As a business owner you have spent years, maybe even decades, growing your business. You have gained a wealth of knowledge that has allowed you to become an expert in your field and deliver results that keep your clients coming back for more. However, when the time comes to sell your company you may find yourself with more questions than answers. How do you go about preparing your business for sale; finding prospective buyers; valuing your business; managing the due diligence phase; preparing yourself and your team for the transition; and finally completing the sale? This is where the sell-side advisor comes into play. They will be a strategic part of your team and a member that you don’t want to forgo. However, before you commit resources to a sell-side advisor it would be wise to know what they will do for you and why they are even necessary.

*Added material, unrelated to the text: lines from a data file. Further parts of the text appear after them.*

template <int R>
__device__ __forceinline__ void load_strip(const FusedParams &p, float *lds, int b0, int tid)
{
    using LY = FusedLayout<R>;
    constexpr int LB = 4;
    constexpr int LPR = FUSED_STRIP / 2;
    constexpr int RSTEP = FUSED_THREADS / LPR;
    const int C = p.channels;
    const int q = tid % LPR;
    const int r0 = tid / LPR;
    const int bl = b0 + 2 * q;
    const bool ok0 = bl < p.baselines, ok1 = bl + 1 < p.baselines;
    const bool plain = !p.is_amplitude && ok1;
    auto request = [&](float4 (&raw)[LB], unsigned (&fl)[LB], int rbase) {
#pragma unroll
        for (int u = 0; u < LB; u++) {
            const int row = rbase + u * RSTEP;
            raw[u] = make_float4(0.f, 0.f, 0.f, 0.f);
            fl[u] = 0;
            if (plain && row < C) {
                raw[u] = *(const float4 *)((const float2 *)p.vis + (size_t)row * p.vis_stride + bl);
                if (p.flags_mode == KSP_FLAGS_CHANNEL) {
                    fl[u] = p.in_flags[row];
                } else if (p.flags_mode == KSP_FLAGS_FULL) {
                    fl[u] = *(const unsigned short *)(p.in_flags + (size_t)row * p.in_flags_stride + bl);
                }
            }
        }
    };
    auto finish = [&](const float4 (&raw)[LB], const unsigned (&fl)[LB], int rbase) {
#pragma unroll
        for (int u = 0; u < LB; u++) {
            const int row = rbase + u * RSTEP;
            if (row >= C) break;
            float a0 = __builtin_nanf(""), a1 = __builtin_nanf("");
            unsigned fl8;
            if (plain) {
                a0 = ksp_abs_c64(raw[u].x, raw[u].y);
                a1 = ksp_abs_c64(raw[u].z, raw[u].w);
                if (p.flags_mode == KSP_FLAGS_CHANNEL) fl8 = fl[u] ? 0x101u : 0u; else fl8 = fl[u];
                if (fl8 & 0xffu) a0 = __builtin_nanf("");
                if (fl8 >> 8) a1 = __builtin_nanf("");
            } else if (p.is_amplitude) {
                const float *src = (const float *)p.vis + (size_t)row * p.vis_stride + bl;
                if (ok0) a0 = src[0];
                if (ok1) a1 = src[1];
                if (p.flags_mode == KSP_FLAGS_CHANNEL) {
                    if (p.in_flags[row]) a0 = a1 = __builtin_nanf("");
                } else if (p.flags_mode == KSP_FLAGS_FULL) {
                    const uint8_t *f = p.in_flags + (size_t)row * p.in_flags_stride + bl;
                    if (ok0 && f[0]) a0 = __builtin_nanf("");
                    if (ok1 && f[1]) a1 = __builtin_nanf("");
                }
            } else if (ok0) {
                const float2 v = ((const float2 *)p.vis)[(size_t)row * p.vis_stride + bl];
                a0 = amp_with_flags(p, v.x, v.y, row, bl);
            }
            const int idx = LY::index(row);
            lds[(2 * q) * LY::ROW + idx] = a0;
            lds[(2 * q + 1) * LY::ROW + idx] = a1;
        }
    };
    constexpr int BATCH = RSTEP * LB;
    float4 bufa[LB], bufb[LB];
    unsigned fla[LB], flb[LB];
    request(bufa, fla, r0);
    for (int rbase = r0; rbase < C; rbase += 2 * BATCH) {
        if (rbase + BATCH < C) request(bufb, flb, rbase + BATCH);
        finish(bufa, fla, rbase);
        if (rbase + BATCH < C) {
            if (rbase + 2 * BATCH < C) request(bufa, fla, rbase + 2 * BATCH);
            finish(bufb, flb, rbase + BATCH);
        }
    }
    for (int row = C + r0; row < 64 * R; row += RSTEP) {
        const int idx = LY::index(row);
        lds[(2 * q) * LY::ROW + idx] = __builtin_nanf("");
        lds[(2 * q + 1) * LY::ROW + idx] = __builtin_nanf("");
    }
}
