+      for (int k = 0; k < 8; ++k) {
+        const unsigned c = (unsigned)(xci + 4 * k) * HWl4;
+        xr[k][0] = *reinterpret_cast<const float*>(xb + (c + o0));
+        xr[k][1] = *reinterpret_cast<const float*>(xb + (c + o1));
+      }
+    }
+  };
+  auto ring = [](int v) { return v >= RING ? v - RING : v; };
+  auto store = [&](const Item& it, int rb) {
+    {
+      const int y = 8 * it.s + 1 + drow, x = 64 * it.tx + 2 * dpair;
+      const bool ok = drow >= it.minrow && y >= 0 && y < H && x < W;
+      float* dst = &s_d[ring(rb + drow) * DP + 2 + 2 * dpair];
+#pragma unroll
+      for (int k = 0; k < 16; ++k) {
+        const float4 c0 = *reinterpret_cast<const float4*>(&s_ca[k * SC_CST]);
+        float v0, v1;
+        if constexpr (BNB) {
+          const float c4 = s_ca[k * SC_CST + 4];
+          v0 = sc_pro_bnbwd(dg[k][0], dv[k][0], c0.x, c0.y, c0.z, c0.w, c4, dlo, dhi);
+          v1 = sc_pro_bnbwd(dg[k][1], dv[k][1], c0.x, c0.y, c0.z, c0.w, c4, dlo, dhi);
+        } else {
+          v0 = sc_pro_affine(dg[k][0], c0.x, c0.y, dlo, dhi);
+          v1 = sc_pro_affine(dg[k][1], c0.x, c0.y, dlo, dhi);
+        }
+        const bool okk = ok && k < p.Cout;
+        *reinterpret_cast<float2*>(dst + k * DCP) = make_float2(okk ? v0 : 0.f, okk ? v1 : 0.f);
+      }
+    }
+    {
+      const int y = 8 * it.s + 1 + frow, x = 64 * it.tx + (fside ? 64 : -1);
+      const bool ok = fco < p.Cout && frow >= it.minrow && y >= 0 && y < H && x >= 0 && x < W;
+      const float4 c0 = *reinterpret_cast<const float4*>(&s_ca[fco * SC_CST]);
+      float v;
+      if constexpr (BNB) v = sc_pro_bnbwd(fg, fv, c0.x, c0.y, c0.z, c0.w, s_ca[fco * SC_CST + 4], dlo, dhi);
+      else v = sc_pro_affine(fg, c0.x, c0.y, dlo, dhi);
+      s_d[fco * DCP + ring(rb + frow) * DP + (fside ? 66 : 1)] = ok ? v : 0.f;
+    }
+    {
+      const int i = 4 * it.s + xrow, j = 32 * it.tx + 2 * xpr;
+      const bool oky = it.minrow == 0 && i >= 0 && i < Hl;
+      const bool ok0 = oky && j < Wl, ok1 = oky && j + 1 < Wl;
+#pragma unroll
+      for (int k = 0; k < 8; ++k) {
+        const int ci = xci + 4 * k;
+        const float4 c = *reinterpret_cast<const float4*>(&s_cb[ci * 4]);
+        float v0 = sc_pro_affine_h(xr[k][0], c.x, c.y, c.z, c.w);
+        float v1 = sc_pro_affine_h(xr[k][1], c.x, c.y, c.z, c.w);
+        v0 = ok0 ? v0 : 0.f;
+        v1 = ok1 ? v1 : 0.f;
+        unsigned t0, t1;
+        split2h<false>(v0, v1, t0, t1);
+        const int d = ((ci * XCP + xrow * 32) >> 1) + xpr;
+        s_x[0][d] = t0; s_x[1][d] = t1;
+      }
+    }
+  };
+  auto compute = [&](int rb) {
+    halfx8 B[NCB][2];
+#pragma unroll
+    for (int cb = 0; cb < NCB; ++cb)
+#pragma unroll
+      for (int tm = 0; tm < 2; ++tm)
+        B[cb][tm] = __builtin_bit_cast(halfx8, *reinterpret_cast<const uintx4*>(&s_x[tm][(((cb * 16 + l15) * XCP + wave * 32) >> 1) + 4 * lg]));
+    float d[4][18];
+#pragma unroll
+    for (int r = 0; r < 4; ++r) {
+      int slot = rb + 2 * wave - 2 + r;
+      slot = slot < 0 ? slot + RING : ring(slot);
+      const float* rp = &s_d[l15 * DCP + slot * DP + 16 * lg];
+      d[r][0] = rp[1];
+      const float2 a = *reinterpret_cast<const float2*>(rp + 2);
+      d[r][1] = a.x; d[r][2] = a.y;
+#pragma unroll
+      for (int q = 0; q < 3; ++q) {
+        const float4 b = *reinterpret_cast<const float4*>(rp + 4 + 4 * q);
+        d[r][3 + 4 * q] = b.x; d[r][4 + 4 * q] = b.y; d[r][5 + 4 * q] = b.z; d[r][6 + 4 * q] = b.w;
+      }
+      const float2 e = *reinterpret_cast<const float2*>(rp + 16);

A sell-side advisor is an M&A professional that specializes in representing companies that are looking to be acquired. They are well-versed in the process from start to finish and should have a solid understanding of the current M&A landscape. A good advisor should have a plan that will attractively position the company to potential buyers and help maximize the valuation. The advisor will provide many services such as a pre-sale analysis, financial modeling, preparation of the marketing documents and CIM, management of the due-diligence process, and negotiations. At this point, some business owners may be thinking that this doesn’t sound too difficult and that they could manage on their own. While feasibly possible, it is not recommended. Advisors that have spent years honing their skills and that can bring experience from prior transactions are well worth the cost. As a business owner you don’t want to make selling your company a full-time job that will require a serious time commitment for education. Additionally, when you go to the negotiating table you want to be confident that you are in the best possible position. Just like you probably wouldn’t represent yourself in court, having a highly-skilled professional by your side in a transaction is very beneficial.
If your sale is considered a securities transaction by federal and state securities regulators, then an advisor that is a FINRA registered broker/dealer may be necessary.
In addition to managing the process from start to finish a good advisor will help optimize the value of your company and help you avoid common pitfalls. Common valuation metrics exist, such as multiples of EBITDA. However, each industry and even specific geographic regions have unique valuation techniques that your advisor will understand. As a seller, you don’t want to close your deal only to find that you left some cash on the table by using the wrong valuation technique. When it comes to common pitfalls, your advisor should be able to help analyze different forms of consideration used in the deal, earn-outs, and identify and reduce closing risks.
Now that you have an understanding of what the sell-side advisor does and how they will help you achieve your goals, we should look at how to select an advisor. Not all M&A firms are created equal. Retaining an advisor can come with a variety of fees. It is important to trust that the firm you will be working with is able to deliver value. The following are a few good starter questions. Depending on your needs and industry you may have more or different questions.
1. Who will be assigned to my project? – You want to know who you will be working with and what prior experience they have selling companies. Will they be working with you exclusively or are they working multiple deals at once?
2. What is your sell-side process? – Before hiring a firm, you want to know that they have a battle tested process for completing your transaction. Ask about how the process is managed, how the firm will be held accountable, details from prior transactions, and an estimated timetable for completion.
3. How would you market my deal? – This question ties to #2 but is worth its own point. How will the firm market your deal? Will it be listed on an online platform; will they directly contact buyers in their network or will a great deal of phone calls need to be made?
4. Ask for references. – It is perfectly fine to ask for references. A good firm should have no problem providing a few names or client reference letters for you to review. If you have the opportunity to speak with a prior client, you can go through this same list of questions with them. How do their responses match those provided by the firm?
5. What are your fees? – What type of fees will be paid during the engagement and at close? Will you pay a monthly retainer? How will success fees be calculated? Will you be required to pay any other forms of compensation, cash or otherwise? Before signing any agreements be sure to have a solid understanding of how fees will be calculated and what you are getting into.
6. Firm specific questions. – It is acceptable to ask pointed questions when interviewing a firm for your sell-side transaction. Inquire as to how many deals the firm completes during the course of a year, their success rate, what transactions they have done in your industry, and any contacts they may have that are specific to your industry.
If possible, meet with the potential advisor for a face-to-face meeting before making a decision. You will be working closely with this person(s) for several months on one of the most important transactions in your company’s history. Having someone that is personable and that you get along with should not be discounted.
Selling your business is not a process that you want to go at alone. You may be a talented business owner with a team of excellent operating advisors. However, retaining a professional that knows the ins and outs of conducting a transaction is well worth the investment. Selecting the right advisor will take time and is not a process that you should rush. Once you begin to think that a sale is the correct course of action you should begin your research. Ask professionals that you already trust, such as CPAs and lawyers, for introductions to competent firms. The process from selecting a sell-side advisor to closing will be long and will most likely not always be smooth. Always ask questions of your advisor and be sure you are in agreement on the best strategy for your company. Once the sale is complete you will look back and be glad that you worked with a professional and did not attempt this process alone.